Strict, but arbitrary, distinction between the null H0 and alternative H1
hypotheses, which is what p-values suggest, is as careless as the article
points out.

------
tokenadult
I see no one commenting on this interesting article has yet mentioned an
article on experiment design by a scientist-hacker, Peter Norvig,

<http://norvig.com/experiment-design.html>

that I mention frequently in comments here on HN because

1) it is accessible to general readers,

2) it is written by someone with excellent formal training and work experience
in the subject,

3) it links to excellent primary source literature for further reading,

and

4) it gives cogent, thought-provoking examples relating to errors of reasoning
that are common even among trained scientists.

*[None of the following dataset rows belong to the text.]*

template <int LPR, int VPL>
static __device__ __forceinline__ void lazy_sweep_wide_body(const LazySweepArgs& a, const int bx_, const int gdim_) {
  constexpr int RPB = RH_BLOCK / LPR;
  constexpr int D = 4 * LPR * VPL;
  const int64_t bid = bx_, nblk = gdim_;
  AdamScalars h = load_scalars(a.hyper);
  const int t = (int)a.t_value;
  h.A = a.ring[2 * (t & a.ring_mask)];
  h.E = a.ring[2 * (t & a.ring_mask) + 1];
  const int T = a.T;
  const int q = threadIdx.x % LPR;
  const int slot = threadIdx.x / LPR;
  __shared__ float ring_s[2 * kMaxRing];
  for (int i = threadIdx.x; i < 2 * (a.ring_mask + 1); i += RH_BLOCK) ring_s[i] = a.ring[i];
  __syncthreads();
  struct Unit {
    float *p, *m, *v;
    int* last;
    int64_t off;
    int64_t r;
    int old;
    bool live;
    float4 P[VPL], M[VPL], V[VPL];
  };
  auto fetch = [&](int64_t vb, Unit& u) {
    u.live = false;
    if (vb >= a.total_vblocks) return;
    int lo = 0, hi = T;
    while (hi - lo > 1) {
      const int mid = (lo + hi) >> 1;
      if (a.vb_prefix[mid] <= vb) lo = mid; else hi = mid;
    }
    const int ti = lo;
    u.p = reinterpret_cast<float*>(a.ldesc[0 * T + ti]);
    u.m = reinterpret_cast<float*>(a.ldesc[2 * T + ti]);
    u.v = reinterpret_cast<float*>(a.ldesc[3 * T + ti]);
    u.last = reinterpret_cast<int*>(a.ldesc[4 * T + ti]);
    const int64_t rows = a.ldesc[5 * T + ti];
    const int64_t K = a.ldesc[6 * T + ti];
    const int64_t w = a.ldesc[7 * T + ti];
    const int64_t wstart = ((int64_t)(t - 1) % K) * w;
    const int64_t local = (vb - a.vb_prefix[ti]) * RPB + slot;
    u.r = wstart + local;
    if (local >= w || u.r >= rows) return;
    u.off = u.r * D + (int64_t)q * (4 * VPL);
    u.old = gload<int>(u.last + u.r);
#pragma unroll
    for (int k = 0; k < VPL; ++k) {
      u.P[k] = gload<float4>(u.p + u.off + 4 * k);
      u.M[k] = gload<float4>(u.m + u.off + 4 * k);
      u.V[k] = gload<float4>(u.v + u.off + 4 * k);
    }
    u.live = true;
  };
  auto process = [&](Unit& u) {
    const bool work = u.live && u.old < t;
    const int first = work ? u.old + 1 : t;
    int j = wave_min_uniform(first);
    while (j < t) {
      const int nxt = wave_min_uniform(first > j ? first : t);
      if (first <= j) {
        int jj = j;
        for (; jj + 2 <= nxt; jj += 2) {
          const float2 ae0 = *reinterpret_cast<const float2*>(ring_s + 2 * (jj & a.ring_mask));
          const float2 ae1 = *reinterpret_cast<const float2*>(ring_s + 2 * ((jj + 1) & a.ring_mask));
          __builtin_amdgcn_sched_barrier(0);
#pragma unroll
          for (int k = 0; k < VPL; ++k) adam_f4_zero_g(u.P[k], u.M[k], u.V[k], h, ae0.x, ae0.y);
#pragma unroll
          for (int k = 0; k < VPL; ++k) adam_f4_zero_g(u.P[k], u.M[k], u.V[k], h, ae1.x, ae1.y);
        }
        if (jj < nxt) {
          const float2 ae = *reinterpret_cast<const float2*>(ring_s + 2 * (jj & a.ring_mask));
#pragma unroll
          for (int k = 0; k < VPL; ++k) adam_f4_zero_g(u.P[k], u.M[k], u.V[k], h, ae.x, ae.y);
        }
      }
      j = nxt;
    }
    if (work) {
#pragma unroll
      for (int k = 0; k < VPL; ++k) {
        adam_f4_zero_g(u.P[k], u.M[k], u.V[k], h, h.A, h.E);
        gstore<float4>(u.p + u.off + 4 * k, u.P[k]);
        gstore<float4>(u.m + u.off + 4 * k, u.M[k]);
        gstore<float4>(u.v + u.off + 4 * k, u.V[k]);
      }
      if (q == 0) u.last[u.r] = t;
    }
  };
  Unit ua, ub;
  fetch(bid, ua);
  for (int64_t vb = bid; vb < a.total_vblocks; vb += 2 * nblk) {
    fetch(vb + nblk, ub);
    process(ua);
    fetch(vb + 2 * nblk, ua);
    process(ub);
  }
}

template <int LPR, int VPL>
__global__ __launch_bounds__(RH_BLOCK) void adam_lazy_sweep_wide_kernel(const LazySweepArgs a) {
  lazy_sweep_wide_body<LPR, VPL>(a, (int)blockIdx.x, (int)gridDim.x);
}

__global__ void stream_delay_kernel(const long long ticks) {
  const long long t0 = wall_clock64();
  while (wall_clock64() - t0 < ticks) __builtin_amdgcn_s_sleep(16);
}

__global__ void stream_gate_kernel(const long long* gate, const long long expected, const long long ticks, const long long timeout,
                                   int* err, long long* done_host, const long long done_value) {
  if (done_host != nullptr) __hip_atomic_store(done_host, done_value, __ATOMIC_RELAXED, __HIP_MEMORY_SCOPE_SYSTEM);
  const long long t0 = wall_clock64();
  while (__hip_atomic_load(gate, __ATOMIC_ACQUIRE, __HIP_MEMORY_SCOPE_AGENT) - expected < 0) {
    __builtin_amdgcn_s_sleep(8);
    if (wall_clock64() - t0 > timeout) {
      if (err != nullptr) atomicOr(err, RH_ERR_GATE_TIMEOUT);
      return;
    }
  }
  const int slot = 4 + 2 * (int)(expected & 3);
  const long long base = __hip_atomic_load(gate + slot, __ATOMIC_RELAXED, __HIP_MEMORY_SCOPE_AGENT);
  const long long opened = __hip_atomic_load(gate + slot + 1, __ATOMIC_RELAXED, __HIP_MEMORY_SCOPE_AGENT);
  while (__hip_atomic_load(gate + 2, __ATOMIC_RELAXED, __HIP_MEMORY_SCOPE_AGENT) - base < 1 && wall_clock64() - opened < ticks)
    __builtin_amdgcn_s_sleep(4);
}

static __device__ __forceinline__ void gate_open(long long* gate) {
  const long long idx = __hip_atomic_load(gate, __ATOMIC_RELAXED, __HIP_MEMORY_SCOPE_AGENT) + 1;
  const int slot = 4 + 2 * (int)(idx & 3);
  const long long now = (long long)wall_clock64();
  __hip_atomic_store(gate + slot, __hip_atomic_load(gate + 2, __ATOMIC_RELAXED, __HIP_MEMORY_SCOPE_AGENT), __ATOMIC_RELAXED,
                     __HIP_MEMORY_SCOPE_AGENT);
  __hip_atomic_store(gate + slot + 1, now, __ATOMIC_RELAXED, __HIP_MEMORY_SCOPE_AGENT);
  __hip_atomic_store(gate + 1, now, __ATOMIC_RELAXED, __HIP_MEMORY_SCOPE_AGENT);
  __hip_atomic_fetch_add(gate, 1ll, __ATOMIC_RELEASE, __HIP_MEMORY_SCOPE_AGENT);
}

__global__ void stream_gate_open_kernel(long long* gate) { gate_open(gate); }
__global__ void stream_gate_release_kernel(long long* gate) {
  __hip_atomic_fetch_add(gate + 2, 1ll, __ATOMIC_RELAXED, __HIP_MEMORY_SCOPE_AGENT);
}

template <int LPR, typename IdxT, bool REFRESH, bool ASSEMBLE, bool LOOK, bool GRAD>
static __device__ __forceinline__ void lazy_touched_body(const LazyTouchedArgs& a, int bx, int f) {
  constexpr int LPP = RH_BLOCK / LPR;
  constexpr int D = 4 * LPR;
  const int T = a.T, F = a.F;
  const int64_t ti = a.field_table[f];
  if (ti < 0) return;
  const int64_t K = a.ldesc[6 * T + ti];
  if (K == 1) return;
  const int64_t pad = a.field_table[F + f];
  float* p = reinterpret_cast<float*>(a.ldesc[0 * T + ti]);
  float* g = reinterpret_cast<float*>(a.ldesc[1 * T + ti]);
  float* m = reinterpret_cast<float*>(a.ldesc[2 * T + ti]);
  float* v = reinterpret_cast<float*>(a.ldesc[3 * T + ti]);
  int* last = reinterpret_cast<int*>(a.ldesc[4 * T + ti]);
  const int64_t rows = a.ldesc[5 * T + ti];
  const IdxT* ip = reinterpret_cast<const IdxT*>(a.idesc[f]);
  const int64_t st = a.idesc[F + f];
  const int64_t acol = ASSEMBLE ? (reinterpret_cast<const int64_t*>(ip) - a.sparse_out) : 0;
  const int64_t apos = ASSEMBLE ? a.pos[0] : 0;
  const AdamScalars h = load_scalars(a.hyper);
  const int t = (int)a.hyper[12];
  const int q = threadIdx.x % LPR;
  const int slot = threadIdx.x / LPR;
  const int lane = threadIdx.x % RH_WAVE;
  const int64_t nsamp = LOOK ? a.look_n : a.B;
  int64_t b0 = (int64_t)bx * (LOOK ? a.look : a.spb);
  int64_t b1 = (b0 + (LOOK ? a.look : a.spb) < nsamp) ? b0 + (LOOK ? a.look : a.spb) : nsamp;
  __shared__ float ring_t[REFRESH ? 2 * kMaxRing : 2];
  if (REFRESH) {
    for (int i = threadIdx.x; i < 2 * (a.ring_mask + 1); i += RH_BLOCK) ring_t[i] = a.ring[i];
    __syncthreads();
  }
  const float* ring = REFRESH ? ring_t : a.ring;
  const bool pad_pass = !LOOK && REFRESH && pad >= 0 && pad < rows && bx == 0;
  __shared__ int64_t s_look[LOOK ? RH_BLOCK : 1];
  __shared__ int s_nlook;
  const int64_t look_b1 = b1;
  for (int64_t sub = LOOK ? b0 : 0; sub < (LOOK ? look_b1 : 1); sub += RH_BLOCK) {
  if (LOOK) {
    const int64_t w = a.ldesc[7 * T + ti];
    const int64_t ws = ((int64_t)(t - 1) % K) * w;
    if (threadIdx.x == 0) s_nlook = 0;
    __syncthreads();
    const int64_t b = sub + threadIdx.x;
    if (b < look_b1) {
      const int64_t p = (apos + a.off + (int64_t)a.B + b) % a.N;
      const int64_t r = gload<int64_t>(a.src_sparse + gload<int64_t>(a.perm + p) * a.Fd + acol);
      if (r >= ws && r < ws + w && r < rows && r != pad) s_look[atomicAdd(&s_nlook, 1)] = r;
    }
    __syncthreads();
    b0 = 0;
    b1 = s_nlook;
  }
  const int64_t b_end = b1 + (pad_pass ? LPP : 0);
  for (int64_t base = b0; base < b_end; base += LPP) {
    const bool extra = base >= b1;
    const int64_t b = base + slot;
    const bool ok = !extra && b < b1;
    int64_t r;
    if (LOOK) {
      r = s_look[ok ? b : 0];
    } else if (ASSEMBLE) {
      int64_t p = apos + a.off + (ok ? b : b1 - 1);
      if (p >= a.N) p %= a.N;
      if (p < 0) p += a.N;
      r = gload<int64_t>(a.src_sparse + gload<int64_t>(a.perm + p) * a.Fd + acol);
    } else {
      r = (int64_t)gload<IdxT>(ip + (ok ? b : b1 - 1) * st);
    }
    bool valid = ok && (uint64_t)r < (uint64_t)rows && r != pad;
    if (extra) {
      r = pad;
      valid = slot == 0;
    }
    int old = t;
    if (valid && q == 0) {
      old = gload<int>(last + r);
      if (old < t) old = atomicMax(last + r, t);
    }
    old = __shfl(old, lane - q, RH_WAVE);
    bool act = valid && old < t;
    int64_t rr = r;
    if (REFRESH) {
      __shared__ int s_key[LPP];
      __shared__ int s_old[LPP];
      __shared__ int64_t s_row[LPP];
      const int lag = act ? t - old : 0;
      __syncthreads();
      if (q == 0) s_key[slot] = lag;
      __syncthreads();
      int rank = 0;
#pragma unroll 4
      for (int j = 0; j < LPP; ++j) {
        const int kj = s_key[j];
        rank += (kj > lag || (kj == lag && j < slot)) ? 1 : 0;
      }
      constexpr int kPerWave = RH_WAVE / LPR;
      rank = (rank + (bx % (LPP / kPerWave > 0 ? LPP / kPerWave : 1)) * kPerWave) % LPP;
      if (q == 0) {
        s_row[rank] = r;
        s_old[rank] = act ? old : t;
      }
      __syncthreads();
      rr = s_row[slot];
      old = s_old[slot];
      act = old < t;
    }
    float4 P = f4_zero(), M = f4_zero(), V = f4_zero(), G = f4_zero();
    if (act) {
      P = gload<float4>(p + rr * D + q * 4);
      M = gload<float4>(m + rr * D + q * 4);
      V = gload<float4>(v + rr * D + q * 4);
      if (GRAD) G = gload<float4>(g + rr * D + q * 4);
    }
    const int first = act ? old + 1 : t;
    int j = wave_min_uniform(first);
    while (j < t) {
      const int nxt = wave_min_uniform(first > j ? first : t);
      if (first <= j) {
        for (int jj = j; jj < nxt; ++jj) {
          const float A = ring[2 * (jj & a.ring_mask)], E = ring[2 * (jj & a.ring_mask) + 1];
          adam_f4_zero_g(P, M, V, h, A, E);
        }
      }
      j = nxt;
    }
    if (!act) continue;
    if (GRAD) adam_f4(P, G, M, V, h, h.A, h.E);
    else adam_f4_zero_g(P, M, V, h, h.A, h.E);
    gstore<float4>(p + rr * D + q * 4, P);
    gstore<float4>(m + rr * D + q * 4, M);
    gstore<float4>(v + rr * D + q * 4, V);
    if (GRAD && (!REFRESH || G.x != 0.f || G.y != 0.f || G.z != 0.f || G.w != 0.f)) gstore<float4>(g + rr * D + q * 4, f4_zero());
  }
  }
}

template <int LPR, typename IdxT, bool REFRESH>
__global__ __launch_bounds__(RH_BLOCK) void adam_lazy_touched_kernel(const LazyTouchedArgs a) {
  RH_CHAIN_PRIO();
  lazy_touched_body<LPR, IdxT, REFRESH>(a, (int)blockIdx.x, (int)blockIdx.y);
}

constexpr int kTouchGroup = 4;
struct LazyTouchedGroupArgs {
  LazyTouchedArgs rec[kTouchGroup];
  int prefix[kTouchGroup + 1];
  int chunks[kTouchGroup];
  int i64[kTouchGroup];
  int n;
};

Because I like science, and I like science to progress based on firmly
verified factual conclusions, I like my friends here on HN to know about the
pitfalls to look out for when anyone does experimental research. Thanks for
the submission of the latest journalistic article on related issues here,
which also gives us a lot to think about and which has elicited informative
comments.

------
nollidge
This is an interesting critique, but equating science with "a crapshoot" is
journalistically irresponsible. IANAS, but I read a few science blogs, and the
impression I get is that most scientific papers hedge and qualify extensively,
laboriously mentioning statistical significance, noting possible alternative
explanations for the observed data and imagining future experiments that ought
to be run to provide extra confidence in the findings.

He gives the example of all the studies linking genetic variants to acute
coronary syndrome, only one of which was confirmed in a later (presumably
larger?) study. Well, what does it mean for a study to link a gene to a
condition? Maybe they concluded, "gene FOO19 causes heart attacks, bitches!"
Or maybe it was more like, "4 out of 5 coronary sufferers we studied had this
FOO19 gene. Someone should look into it." Those are two very different
statements; one is way out-of-line, and the other is responsible reportage.